Camping three days on a late September weekend in our little Burro trailer cost a total $22.50 with our National Parks Senior pass, and that includes entering the park (normally an extra $10.)

Mathew Arms has no hookups, but that didnít matter to us. It has no showers, and that mattered only a little bit. The place is clean, the price was right, and there were only a handful of campers there during our visit.

I like to fill up a 5-gallon bucket to keep outside the camper. I also like to use safe, potable water when I camp. It surprised me when I realized the only public water available was in front of the nearest lavatory, a fair walk from C139, our campsite. Thatís too far for me to carry. Also too bad for me was when I turned that spigot on, and nothing came out. Good thing we brought our own drinking/washing water.

Entering the 1950ís era designer cinder block menís room (tacky and for sure low-rent if you've seen what they got out west) was sticky. The old screen door was warped well past its prime, and it stuck. It fought me to keep itself closed. Inside, the floor was sadly in need of a new paint job. Inside one of the metal partitioned stalls I had some trouble latching the door shut and then had a devil of a time unlatching it to get out. The reason was a miss-alignment of that muley latch bolt. On the plus side, (?) when I leaned over, my pocket calculator flew out of my shirt pocket and down into the toilet but the water flushed so powerfully I had no chance to retrieve it.

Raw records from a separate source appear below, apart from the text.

# joeyz0z/ConZIC

Measured on AMD Instinct MI355X. Metric: captions/sec (L=10, K=200, seq order), higher is better.
Workload: dtype bf16

## Files before the change

conzic_amd/csrc/bridge.hip:

```cpp
#include "kernels.h"
#include "bridge_hash.h"

namespace czc {

constexpr int BR_THREADS = 64;
constexpr int BR_MAXB = 512;
constexpr int BR_MAXSYM = 64;
constexpr int BR_LEN = 77;
constexpr int BR_MAXP = 64;

__device__ __forceinline__ bool merge_lookup(const BridgeDev& bd, int l, int r, unsigned& rank, int& out) {
  const unsigned long long key = ((unsigned long long)(unsigned)l << 32) | (unsigned)r;
  unsigned h = bridge_hash(key) & bd.hmask;
  for (;;) {
    const unsigned long long k = bd.hkeys[h];
    if (k == key) {
      const unsigned long long v = bd.hvals[h];
      rank = (unsigned)(v >> 32);
      out = (int)(v & 0xFFFFFFFFu);
      return true;
    }
    if (k == ~0ull) return false;
    h = (h + 1) & bd.hmask;
  }
// ... 90 lines not shown
    if (j == 0) {
      j = i + 1;
      if (c == 0) { while (j < n && (cls[j] & 3) == 0) ++j; }
      else if (c == 1) { while (j < n && !(cls[j] & 4)) ++j; }
      else { while (j < n && (cls[j] & 3) == 2) ++j; }
    }
    if (bd.tok_bpe_len && c == 0) {
      while (pp < np && pl_beg[pp] < i) ++pp;
      if (pp < np && pl_beg[pp] == i && pl_end[pp] == j) {
        const int id = pl_id[pp];
        const int tl = bd.tok_bpe_len[id];
        if (tl) {
          for (int q = 0; q < tl && nt < BR_LEN - 2; ++q) outp[1 + nt++] = bd.tok_bpe[id * BR_TOKMAX + q];
          i = j;
          continue;
        }
      }
    }
    int m = j - i;
    if (m > BR_MAXSYM) { ovf = true; m = BR_MAXSYM; }
    for (int q = 0; q < m; ++q) sym[q] = bd.byte_sym[txt[i + q]];
    sym[m - 1] = bd.byte_sym_eow[txt[i + m - 1]];
    while (m > 1) {
      unsigned best = 0xFFFFFFFFu;
      int bi = -1, bo = 0;
      for (int q = 0; q + 1 < m; ++q) {
        unsigned rk; int o;
        if (merge_lookup(bd, sym[q], sym[q + 1], rk, o) && rk < best) { best = rk; bi = q; bo = o; }
      }
      if (bi < 0) break;
      sym[bi] = bo;
      for (int q = bi + 1; q + 1 < m; ++q) sym[q] = sym[q + 1];
      --m;
    }
    for (int q = 0; q < m && nt < BR_LEN - 2; ++q) outp[1 + nt++] = sym[q];
    i = j;
  }
  outp[1 + nt] = bd.eos_id;
  for (int q = nt + 2; q < BR_LEN; ++q) outp[q] = bd.eos_id;
  clip_len[row] = nt + 2;
  if (pos.tag_of_token) {
    for (int w = n_words; w < pos.n; ++w) pos_ok += (pos.masks[w] & 0x8000u) ? 1 : 0;
    if (senti_raw) senti_raw[row] = (float)pos_ok / (float)pos.n;
  } else if (senti_raw) {
    senti_raw[row] = negative ? -senti : senti;
  }
  if (repeats) repeats[row] = (float)(rep - 1);
  if (ovf) atomicAdd(overflow, 1);
}

__global__ void bridge_precompute_kernel(BridgeDev bd, int* tok_ids, uint8_t* tok_len) {
  const int id = blockIdx.x * blockDim.x + threadIdx.x;
  if (id >= bd.bert_vocab) return;
  tok_len[id] = 0;
  const unsigned o0 = bd.piece_off[id], o1 = bd.piece_off[id + 1];
  int m = (int)(o1 - o0);
  if (m <= 0 || m > BR_MAXSYM || (bd.piece_flags[id] & 1u)) return;
  for (unsigned o = o0; o < o1; ++o)
    if ((bd.piece_class[o] & 3) != 0) return;
  int sym[BR_MAXSYM];
  for (int q = 0; q < m; ++q) sym[q] = bd.byte_sym[bd.piece_bytes[o0 + q]];
  sym[m - 1] = bd.byte_sym_eow[bd.piece_bytes[o0 + m - 1]];
  while (m > 1) {
    unsigned best = 0xFFFFFFFFu;
    int bi = -1, bo = 0;
    for (int q = 0; q + 1 < m; ++q) {
      unsigned rk; int o;
      if (merge_lookup(bd, sym[q], sym[q + 1], rk, o) && rk < best) { best = rk; bi = q; bo = o; }
    }
    if (bi < 0) break;
    sym[bi] = bo;
    for (int q = bi + 1; q + 1 < m; ++q) sym[q] = sym[q + 1];
    --m;
  }
  if (m > BR_TOKMAX) return;
  for (int q = 0; q < m; ++q) tok_ids[id * BR_TOKMAX + q] = sym[q];
  tok_len[id] = (uint8_t)m;
}

int launch_bridge_precompute(const BridgeDev& bd, int* tok_ids, uint8_t* tok_len, hipStream_t st) {
  hipLaunchKernelGGL(bridge_precompute_kernel, dim3(cdiv(bd.bert_vocab, 64)), dim3(64), 0, st, bd, tok_ids, tok_len);
  CZC_HIP_CHECK(hipGetLastError());
  return 0;
}

template <bool ROWS, bool HP>
static int launch_bridge_t(const BridgeDev& bd, const int* inp, int B, int T, int gen_idx, const int* gen_rows, const int* row_len, const int* cand, int K,
                           const float* lexicon, const float* lex_pos, const uint8_t* lex_cls, int negative, const RowHyper* hp_rows, const PosDev& pos,
                           int* clip_ids, int* clip_len, float* senti_raw, float* repeats, int* overflow_flag, hipStream_t st) {
  const long rows = (long)B * K;
  if (rows <= 0) return 0;
  const size_t shmem = (size_t)BR_THREADS * (2 * BR_MAXB + BR_MAXSYM * 4 + BR_MAXP * 8);
  CZC_HIP_CHECK(hipFuncSetAttribute((const void*)bridge_kernel<ROWS, HP>, hipFuncAttributeMaxDynamicSharedMemorySize, (int)shmem));
  hipLaunchKernelGGL((bridge_kernel<ROWS, HP>), dim3(cdiv(rows, BR_THREADS)), dim3(BR_THREADS), shmem, st, bd, inp, B, T, gen_idx, gen_rows,
                     row_len, cand, K, lexicon, lex_pos, lex_cls, negative, hp_rows, pos, clip_ids, clip_len, senti_raw, repeats, overflow_flag);
  CZC_HIP_CHECK(hipGetLastError());
  return 0;
}

int launch_bridge(const BridgeDev& bd, const int* inp, int B, int T, int gen_idx, const int* cand, int K,
                  const float* lexicon, const float* lex_pos, const uint8_t* lex_cls, int negative, const PosDev& pos, int* clip_ids, int* clip_len, float* senti_raw,
                  float* repeats, int* overflow_flag, hipStream_t st) {
  return launch_bridge_t<false, false>(bd, inp, B, T, gen_idx, nullptr, nullptr, cand, K, lexicon, lex_pos, lex_cls, negative, nullptr, pos, clip_ids, clip_len,
                                senti_raw, repeats, overflow_flag, st);
}

int launch_bridge_rows(const BridgeDev& bd, const int* inp, int B, int T, const int* gen_rows, const int* cand, int K,
                       const float* lexicon, const float* lex_pos, const uint8_t* lex_cls, int negative, const PosDev& pos, int* clip_ids, int* clip_len,
                       float* senti_raw, float* repeats, int* overflow_flag, hipStream_t st, const int* row_len) {
  if (!gen_rows || !cand) { snprintf(g_err, sizeof(g_err), "bridge: the per-row form needs gen_rows and cand"); return 1; }
  return launch_bridge_t<true, false>(bd, inp, B, T, 0, gen_rows, row_len, cand, K, lexicon, lex_pos, lex_cls, negative, nullptr, pos, clip_ids, clip_len,
                               senti_raw, repeats, overflow_flag, st);
}

int launch_bridge_rows_hp(const BridgeDev& bd, const int* inp, int B, int T, const int* gen_rows, const int* cand, int K,
                          const float* lexicon, const float* lex_pos, const uint8_t* lex_cls, const RowHyper* hp_rows, const PosDev& pos,
                          int* clip_ids, int* clip_len, float* senti_raw, float* repeats, int* overflow_flag, hipStream_t st,
                          const int* row_len) {
  if (!gen_rows || !cand || !hp_rows) { snprintf(g_err, sizeof(g_err), "bridge: the per-row form needs gen_rows, cand and hp_rows"); return 1; }
  return launch_bridge_t<true, true>(bd, inp, B, T, 0, gen_rows, row_len, cand, K, lexicon, lex_pos, lex_cls, 0, hp_rows, pos, clip_ids, clip_len,
                                     senti_raw, repeats, overflow_flag, st);
}

__global__ __launch_bounds__(1024) void scan_kernel(const int* len, int n, int* off, int* totals) {
  __shared__ int part[1024];
  __shared__ int pmax[1024];
  const int tid = threadIdx.x;
  const int per = (n + 1023) / 1024;
  const int lo = tid * per, hi = min(n, lo + per);
  int s = 0, mx = 0;
  for (int i = lo; i < hi; ++i) { s += len[i]; mx = max(mx, len[i]); }
  part[tid] = s;
  pmax[tid] = mx;
  __syncthreads();
  for (int o = 1; o < 1024; o <<= 1) {
    const int v = tid >= o ? part[tid - o] : 0;
    const int w = tid >= o ? pmax[tid - o] : 0;
    __syncthreads();
    part[tid] += v;
    pmax[tid] = max(pmax[tid], w);
    __syncthreads();
  }
  int run = part[tid] - s;
  for (int i = lo; i < hi; ++i) { off[i] = run; run += len[i]; }
  if (tid == 1023) { off[n] = part[1023]; totals[0] = part[1023]; totals[1] = pmax[1023]; }
}

int launch_scan(const int* len, int n, int* off, int* totals, hipStream_t st) {
  hipLaunchKernelGGL(scan_kernel, dim3(1), dim3(1024), 0, st, len, n, off, totals);
  CZC_HIP_CHECK(hipGetLastError());
  return 0;
}

__global__ __launch_bounds__(256) void prefix_plan_kernel(const int* cids, const int* clen, int B, int K, int share,
                                                          int* own_len, int* pre_len, int* seg_src, int* seg_pos0,
                                                          int* max_len_out, int* img_max, int* rep, int* n_dup_out) {
  __shared__ int s_p, s_max, s_keys, s_dup;
  __shared__ unsigned long long s_hash[1024];
  __shared__ short s_len[1024];
  const int b = blockIdx.x, tid = threadIdx.x;
  if (tid == 0) { s_p = 1 << 30; s_max = 0; s_keys = 0; s_dup = 0; }
  __syncthreads();
  const int* r0 = cids + (long)b * K * BR_LEN;
  const int l0 = clen[b * K];
  int p = 1 << 30, mx = 0;
  for (int k = tid; k < K; k += blockDim.x) {
    const int* rk = r0 + (long)k * BR_LEN;
    const int lk = clen[b * K + k];
    const int lim = min(lk, l0);
    int c = 0;
    while (c < lim && rk[c] == r0[c]) ++c;
    p = min(p, min(c, lk - 1));
    mx = max(mx, lk);
    if (rep) {
      unsigned long long h = 1469598103934665603ull ^ (unsigned)lk;
      for (int c2 = 0; c2 < lk; ++c2) { h ^= (unsigned)rk[c2]; h *= 1099511628211ull; }
      s_hash[k] = h;
      s_len[k] = (short)lk;
    }
  }
  atomicMin(&s_p, p);
  atomicMax(&s_max, mx);
  __syncthreads();
  const int pb = share ? s_p : 0;
  if (tid == 0) {
    own_len[b] = pb; pre_len[b] = 0; seg_src[b] = b * K; seg_pos0[b] = 0;
    atomicMax(max_len_out, s_max);
    atomicMax(max_len_out + 1, s_max - pb);
    if (img_max) img_max[b] = s_max - pb;
  }
  int keys = 0;
  int dups = 0;
  for (int k = tid; k < K; k += blockDim.x) {
    const int s = B + b * K + k;
    const int lk = clen[b * K + k];
    int own = lk - pb;
    if (rep) {
      int r = k;
      const unsigned long long hk = s_hash[k];
      const int* rk = r0 + (long)k * BR_LEN;
      for (int j = 0; j < k; ++j) {
        if (s_hash[j] != hk || s_len[j] != lk) continue;
        const int* rj = r0 + (long)j * BR_LEN;
        int c = pb;
        while (c < lk && rj[c] == rk[c]) ++c;
        if (c == lk) { r = j; break; }
      }
      rep[b * K + k] = r;
      if (r != k) { own = 0; ++dups; }
    }
    own_len[s] = own;
    pre_len[s] = pb;
    seg_src[s] = b * K + k;
    seg_pos0[s] = pb;
    keys += own * pb + own * (own + 1) / 2;
  }
  atomicAdd(&s_keys, keys);
  if (dups) atomicAdd(&s_dup, dups);
  __syncthreads();
  if (tid == 0) {
    atomicAdd(max_len_out + 4, s_keys + pb * (pb + 1) / 2);
    if (n_dup_out && s_dup) atomicAdd(n_dup_out, s_dup);
  }
}

int launch_prefix_plan(const int* clip_ids, const int* clip_len, int B, int K, int share, int* own_len, int* pre_len,
                       int* seg_src, int* seg_pos0, int* max_len_out, int* img_max, hipStream_t st, int* rep, int* n_dup_out) {
  if (rep && K > 1024) { snprintf(g_err, sizeof(g_err), "prefix plan: de-duplication needs K <= 1024"); return 1; }
  hipLaunchKernelGGL(prefix_plan_kernel, dim3(B), dim3(256), 0, st, clip_ids, clip_len, B, K, share, own_len, pre_len,
                     seg_src, seg_pos0, max_len_out, img_max, rep, n_dup_out);
  CZC_HIP_CHECK(hipGetLastError());
  return 0;
}

__global__ void prefix_finish_kernel(const int* own_off, const int* own_len, int B, int K, int* pre_off, int* eos_idx,
                                     int* n_trunk_rows, const int* rep) {
  const int i = blockIdx.x * blockDim.x + threadIdx.x;
  if (i == 0 && n_trunk_rows) *n_trunk_rows = own_off[B];
  if (i < B) pre_off[i] = 0;
  if (i < B * K) {
    const int s = B + i;
    pre_off[s] = own_off[i / K];
    const int sr = rep ? B + (i / K) * K + rep[i] : s;
    eos_idx[i] = own_off[sr] + own_len[sr] - 1;
  }
}

int launch_prefix_finish(const int* own_off, const int* own_len, int B, int K, int* pre_off, int* eos_idx,
                         int* n_trunk_rows, hipStream_t st, const int* rep) {
  hipLaunchKernelGGL(prefix_finish_kernel, dim3(cdiv((long)B * K, 256)), dim3(256), 0, st, own_off, own_len, B, K,
                     pre_off, eos_idx, n_trunk_rows, rep);
  CZC_HIP_CHECK(hipGetLastError());
  return 0;
}

__device__ __forceinline__ int layer0_rep(const int* cid, const int* own, int pb, int k, int i) {
  const int id = cid[(long)k * BR_LEN + pb + i];
  for (int j = 0; j < k; ++j)
    if (own[j] > i && cid[(long)j * BR_LEN + pb + i] == id) return j;
  return k;
}

__global__ __launch_bounds__(256) void layer0_count_kernel(const int* cids, const int* own_len, const int* pre_len, int B, int K,
                                                           int* dcount, int* total) {
  __shared__ int s_n;
  const int b = blockIdx.x;
  if (threadIdx.x == 0) s_n = 0;
  __syncthreads();
  const int* cid = cids + (long)b * K * BR_LEN;
  const int* own = own_len + B + b * K;
  const int pb = pre_len[B + b * K];
  int n = 0;
  for (int k = threadIdx.x; k < K; k += blockDim.x)
    for (int i = 0; i < min(own[k], 32); ++i) n += layer0_rep(cid, own, pb, k, i) == k;
  if (n) atomicAdd(&s_n, n);
  __syncthreads();
  if (threadIdx.x == 0) { dcount[b] = s_n; if (s_n) atomicAdd(total, s_n); }
}

int launch_layer0_count(const int* clip_ids, const int* own_len, const int* pre_len, int B, int K, int* dcount, int* total, hipStream_t st) {
  hipLaunchKernelGGL(layer0_count_kernel, dim3(B), dim3(256), 0, st, clip_ids, own_len, pre_len, B, K, dcount, total);
  CZC_HIP_CHECK(hipGetLastError());
  return 0;
}

__global__ __launch_bounds__(256) void layer0_map_kernel(const int* cids, const int* own_off, const int* own_len, const int* pre_len,
                                                         const int* dcount, int B, int K, int* rowmap, int* dist) {
  __shared__ unsigned s_mask[1024];
  __shared__ int s_pref[1024];
  __shared__ int s_base;
  const int b = blockIdx.x;
  if (threadIdx.x == 0) s_base = own_off[B];
  __syncthreads();
  {
    int n = 0;
    for (int j = threadIdx.x; j < b; j += blockDim.x) n += dcount[j];
    if (n) atomicAdd(&s_base, n);
  }
  for (int r = own_off[b] + threadIdx.x; r < own_off[b] + own_len[b]; r += blockDim.x) { rowmap[r] = r; dist[r] = r; }
  const int* cid = cids + (long)b * K * BR_LEN;
  const int* own = own_len + B + b * K;
  const int* off = own_off + B + b * K;
  const int pb = pre_len[B + b * K];
  for (int k = threadIdx.x; k < K; k += blockDim.x) {
    unsigned m = 0;
    for (int i = 0; i < min(own[k], 32); ++i) m |= (unsigned)(layer0_rep(cid, own, pb, k, i) == k) << i;
    s_mask[k] = m;
  }
  __syncthreads();
  if (threadIdx.x == 0) {
    int run = 0;
    for (int k = 0; k < K; ++k) { s_pref[k] = run; run += __popc(s_mask[k]); }
  }
  __syncthreads();
  const int base = s_base;
  for (int k = threadIdx.x; k < K; k += blockDim.x) {
    for (int i = 0; i < min(own[k], 32); ++i) {
      const int j = (s_mask[k] >> i) & 1 ? k : layer0_rep(cid, own, pb, k, i);
      const int c = base + s_pref[j] + __popc(s_mask[j] & ((1u << i) - 1u));
      rowmap[off[k] + i] = c;
      if (j == k) dist[c] = off[k] + i;
    }
  }
}

int launch_layer0_map(const int* clip_ids, const int* own_off, const int* own_len, const int* pre_len, const int* dcount, int B, int K,
                      int* rowmap, int* dist, hipStream_t st) {
  if (K > 1024) { snprintf(g_err, sizeof(g_err), "layer-0 row map: K <= 1024"); return 1; }
  hipLaunchKernelGGL(layer0_map_kernel, dim3(B), dim3(256), 0, st, clip_ids, own_off, own_len, pre_len, dcount, B, K, rowmap, dist);
  CZC_HIP_CHECK(hipGetLastError());
  return 0;
}

__global__ __launch_bounds__(256) void refine_plan_kernel(const int* clen, const int* trunk_len, const int* list, const int* count,
                                                          const int* count_off, const int* kr, int B, int K, int* own_len, int* pre_len,
                                                          int* seg_src, int* seg_pos0, int* rlist, int* max_len_out, int* img_max) {
  __shared__ int s_mxb;
  const int b = blockIdx.x, tid = threadIdx.x;
  if (tid == 0) s_mxb = 0;
  __syncthreads();
  const int n = count[b], o = count_off[b], Kr = *kr;
  const int pb = n > 0 ? trunk_len[b] : 0;
  if (tid == 0) { own_len[b] = pb; pre_len[b] = 0; seg_src[b] = b * K; seg_pos0[b] = 0; }
  int mx = 0, mxb = 0;
  for (int i = tid; i < Kr; i += blockDim.x) {
    const int s = B + b * Kr + i;
    if (i >= n) {
      pre_len[s] = pb; seg_src[s] = b * K; seg_pos0[s] = pb;
      continue;
    }
    const int flat = b * K + list[(long)b * K + i];
    const int len = clen[flat];
    own_len[s] = len - pb;
    pre_len[s] = pb;
    seg_src[s] = flat;
    seg_pos0[s] = pb;
    rlist[o + i] = flat;
    mx = max(mx, len);
    mxb = max(mxb, len - pb);
    atomicAdd(max_len_out + 4, (len - pb) * pb + (len - pb) * (len - pb + 1) / 2);
  }
  if (tid == 0 && n > 0) atomicAdd(max_len_out + 4, pb * (pb + 1) / 2);
  if (mx) { atomicMax(max_len_out, mx); atomicMax(max_len_out + 1, mxb); atomicMax(&s_mxb, mxb); }
  __syncthreads();
  if (tid == 0 && img_max) img_max[b] = s_mxb;
}
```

Later I told the ranger at the campground entrance about the no water problem and she thanked me and would see to it. Guess because it was the weekend they couldnít turn the water back on. There was plenty of water inside the lavatory. A few days later I mentioned the water to the resident trouble-shooter, order-keeper, official welcomer, or whatever they call him. He rides around in a golf cart always checking on things and waving to you. He didnít know anything about there being no water. He told me, though, that the water available around the back of the lavatory at a deep sink was potable. No posted signs said so. The water never did get turned on but we were told we could always go down to the next lavatory.

Anyone who has camped just about anywhere else knows what the proper criterion for the national parks system facilities should be like in the year 2009. What Mathews Arms has got just ainít it. This just will not do. Shenandoah, evocative name, beautiful place, only 80 miles from Washington, DC, deserves at the most, a major upgrade in facilities at this camp site, and at the very least, much, much better attention by its personnel.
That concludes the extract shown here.